La explicación es mucho más compleja y es resultado del desgaste que experimentan los sistemas clásicos de representación política y, para el caso de México, hay que sumar la crisis de carácter terminal que vive el régimen presidencial y concentrador del poder en un solo individuo. El mismo que alienta la presencia de la corrupción, abusos e impunidad con la que han actuado gobiernos, partidos y personajes políticos. Interviene, además, la impotencia del modelo económico neoliberal para atender las necesidades vitales de una población creciente, demandante y exigente.
Sin embargo, el simplismo se impone y podemos observar cómo algunos aspirantes a la Presidencia de la República —experimentados políticos— buscan simpatía y apoyo, defenestrando a la política; asumiendo que ganarán votos tanto más renieguen de su condición de políticos y tanto más enciendan hogueras para hacer arder en ellas a los partidos políticos.
En realidad, esos conversos de la política suelen apoyarse en el resentimiento, la desesperación que suele influenciar, especialmente en momentos de crisis, a las grandes masas de la población. Eso se convierte, desde luego, en tremenda concesión a la ignorancia y luego en la presencia de regímenes totalitarios.
Por ello, la izquierda moderna y el progresismo no debieran sumarse al coro que reclama la desaparición de los partidos políticos; no sumemos a nuestros legisladores al chillido que reclama la muerte de los congresos; no hagamos de nuestra causa el debilitamiento del Estado, la descalificación de la política, pues ello sólo nos hace tontos útiles de las oligarquías económicas, de los grupos ultraconservadores que siempre pugnan por un Estado mínimo, por la desaparición o debilitamiento de todo tipo de normas y controles.

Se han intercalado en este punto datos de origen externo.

__device__ __forceinline__ bool final_group(unsigned* lists, const int* leaf_slot, const double4* __restrict__ P4,
                                            const int32_t* __restrict__ perm, double qx, double qy, double qz, int off,
                                            int g, int l, int nbg, int mv, int fmode, int lim) {
    unsigned* list = lists + g * kStride;
    unsigned long long k[16];
    bool unsorted = false;
    {
        unsigned k32[16];
        if (fmode == 0) {
            load_head<16>(list, nbg, l, k32);
            sort8<16>(k32, l);
        } else {
            const int nb = nbg - mv;
            unsigned* B = list + mv;
            if (fmode == 1) sort_run<8>(B, nb, l);
            load_head<16>(list, mv, l, k32);
            if (fmode == 1) {
#pragma unroll
                for (int s = 0; s < 16; ++s) {
                    const int e = l * 16 + s;
                    if (e >= 128 - nb) k32[s] = B[127 - e];
                }
                __builtin_amdgcn_wave_barrier();
                stage8<16, 128, 64>(k32, l);
                stage8<16, 128, 32>(k32, l);
                stage8<16, 128, 16>(k32, l);
                stage8<16, 128, 8>(k32, l);
                stage8<16, 128, 4>(k32, l);
                stage8<16, 128, 2>(k32, l);
                stage8<16, 128, 1>(k32, l);
            }
        }
#pragma unroll
        for (int s = 0; s < 16; ++s) {
            const int e = l * 16 + s;
            unsigned long long x = ~0ull;
            if (e < nbg) {
                const unsigned id = k32[s] & kIdBits;
                const int slot = leaf_slot[id >> 6] + (int)(id & 63u);
                const p3 p = ld3(P4, slot);
                const unsigned key = __float_as_uint((float)l2_3(qx, qy, qz, p.x, p.y, p.z));
                x = ((unsigned long long)key << 32) | (unsigned)(slot - off);
            }
            k[s] = x;
        }
    }
    auto ce = [](unsigned long long& a, unsigned long long& b) __attribute__((always_inline)) {
        const bool sw = b < a;
        const unsigned long long lo = sw ? b : a, hi = sw ? a : b;
        a = lo;
        b = hi;
    };
    const int me = (int)(threadIdx.x & 63);
    auto next_first = [&]() __attribute__((always_inline)) {
        return ((unsigned long long)(unsigned)__shfl((int)(unsigned)(k[0] >> 32), me + 1, 64) << 32) |
               (unsigned)__shfl((int)(unsigned)k[0], me + 1, 64);
    };
#pragma unroll
    for (int s = 0; s < 16; s += 2) ce(k[s], k[s + 1]);
    {
#pragma unroll
        for (int s = 1; s + 1 < 16; s += 2) ce(k[s], k[s + 1]);
        const unsigned long long nx = next_first();
        const unsigned long long pv = ((unsigned long long)(unsigned)__shfl((int)(unsigned)(k[15] >> 32), me - 1, 64) << 32) |
                                      (unsigned)__shfl((int)(unsigned)k[15], me - 1, 64);
        if (l < 7 && nx < k[15]) k[15] = nx;
        if (l > 0 && k[0] < pv) k[0] = pv;
    }
#pragma unroll
    for (int s = 0; s < 16; s += 2) ce(k[s], k[s + 1]);
    const unsigned long long nx = next_first();
#pragma unroll
    for (int s = 0; s + 1 < 16; ++s) unsorted |= k[s + 1] < k[s];
    unsorted |= (l < 7) && nx < k[15];
    unsigned tall = 0u;
#pragma unroll
    for (int s = 0; s + 1 < 16; ++s) {
        const int e = l * 16 + s;
        if ((int)(e + 1 < nbg) & (int)((unsigned)(k[s] >> 32) == (unsigned)(k[s + 1] >> 32))) tall |= 1u << s;
    }
    {
        const int e = l * 16 + 15;
        if ((int)(l < 7) & (int)(e + 1 < nbg) & (int)((unsigned)(k[15] >> 32) == (unsigned)(nx >> 32))) tall |= 1u << 15;
    }
    const int nlim = lim - 1 - l * 16;
    unsigned tied = tall & (nlim >= 16 ? 0xffffu : nlim > 0 ? (1u << nlim) - 1u : 0u);
    const unsigned tprev = (unsigned)__shfl((int)tall, me - 1, 64), tnext = (unsigned)__shfl((int)tall, me + 1, 64);
    const unsigned tall_lo = (tall << 1) | (l > 0 ? (tprev >> 15) & 1u : 0u);
    const unsigned tall_hi = (tall >> 1) | (l < 7 ? (tnext & 1u) << 15 : 0u);
    const unsigned isolated = ~(tall_lo | tall_hi);
    __builtin_amdgcn_wave_barrier();
    {
        unsigned sl[16];
#pragma unroll
        for (int s = 0; s < 16; ++s) sl[s] = (unsigned)k[s];
        store_head<16>(list, nbg, l, sl, (unsigned)off);
    }
    __builtin_amdgcn_wave_barrier();
    bool bad = unsorted;
    while (tied) {
        const int sb = __builtin_ctz(tied);
        const int e = l * 16 + sb;
        tied &= tied - 1u;
        const int a = (int)list[e], b = (int)list[e + 1];
        const p3 pa = ld3(P4, a), pb = ld3(P4, b);
        const double da = l2_3(qx, qy, qz, pa.x, pa.y, pa.z), db = l2_3(qx, qy, qz, pb.x, pb.y, pb.z);
        const bool wrong = (bool)((int)(da > db) | ((int)(da == db) & (int)(perm[a] > perm[b])));
        bad |= (bool)((int)(e + 2 >= lim) & (int)((tall_hi >> sb) & 1u));
        if (wrong) {
            if ((isolated >> sb) & 1u) {
                list[e] = (unsigned)b;
                list[e + 1] = (unsigned)a;
            } else {
                bad = true;
            }
        } else if (!((isolated >> sb) & 1u)) {
            bad |= da != db;
        }
    }
    const bool ok = !(bool)(unsigned)((__ballot(bad) >> (8 * g)) & 0xffull);
    return ok;
}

El Estado mínimo es por lo que pugna el conservadurismo en Gran Bretaña, en EU, Argentina, Brasil, Chile y Francia, en gran parte del mundo y, resulta obvio: también en México.
En sentido diferente, podremos contribuir verdaderamente a los cambios y a la construcción de alternativas nuevas reivindicando, precisamente, a la política, pero haciéndolo de manera radicalmente diferente a como hemos actuado hasta ahora.
El movimiento progresista mundial debiera enfocar sus esfuerzos hacia:
-Desenajenar a los partidos de quienes los han convertido en propiedad privada (sean patriarcas, caudillos, dirigentes, corrientes, gobernantes y representantes).
-Recuperar la razón de ser de los partidos progresistas, es decir: participar dentro, la contienda política como instrumentos para la transformación de la sociedad.
-Contribuir a la conformación de gobiernos representativos de las sociedades que son cada vez más diversas, plurales; gobiernos que enarbolen cambios sustantivos en el modelo económico y en el régimen de representación; gobiernos capaces de materializar, en soluciones tangibles, posibles, sensatas, los afanes de paz, seguridad, progreso y bienestar que reclaman los ciudadanos.
Un cambio democrático en México y en otros países requiere de una coalición de gobierno progresista y libertario, que se presente como alternativa a cualquier extremismo ideológico, sea de derecha o de izquierda; a populismos irresponsables o a intentos por restablecer ridículas teocracias.
Hay que contribuir a la construcción de una coalición de gobierno amplia y plural que impida los abusos de la autoridad y, sobre todo, establezca nuevas condiciones económicas para la superación de la pobreza que padece la gran mayoría de la población.
Hay que impulsar, como la parte sustantiva de nuestra estrategia, la construcción de una coalición que sea capaz de funcionar en la democracia; que pueda ejercer los poderes constitucionales sin violencia; que pueda confrontar a sus rivales políticos con firmeza, pero, sobre todo, que pueda aportar soluciones y dar respuesta a los problemas de la gente.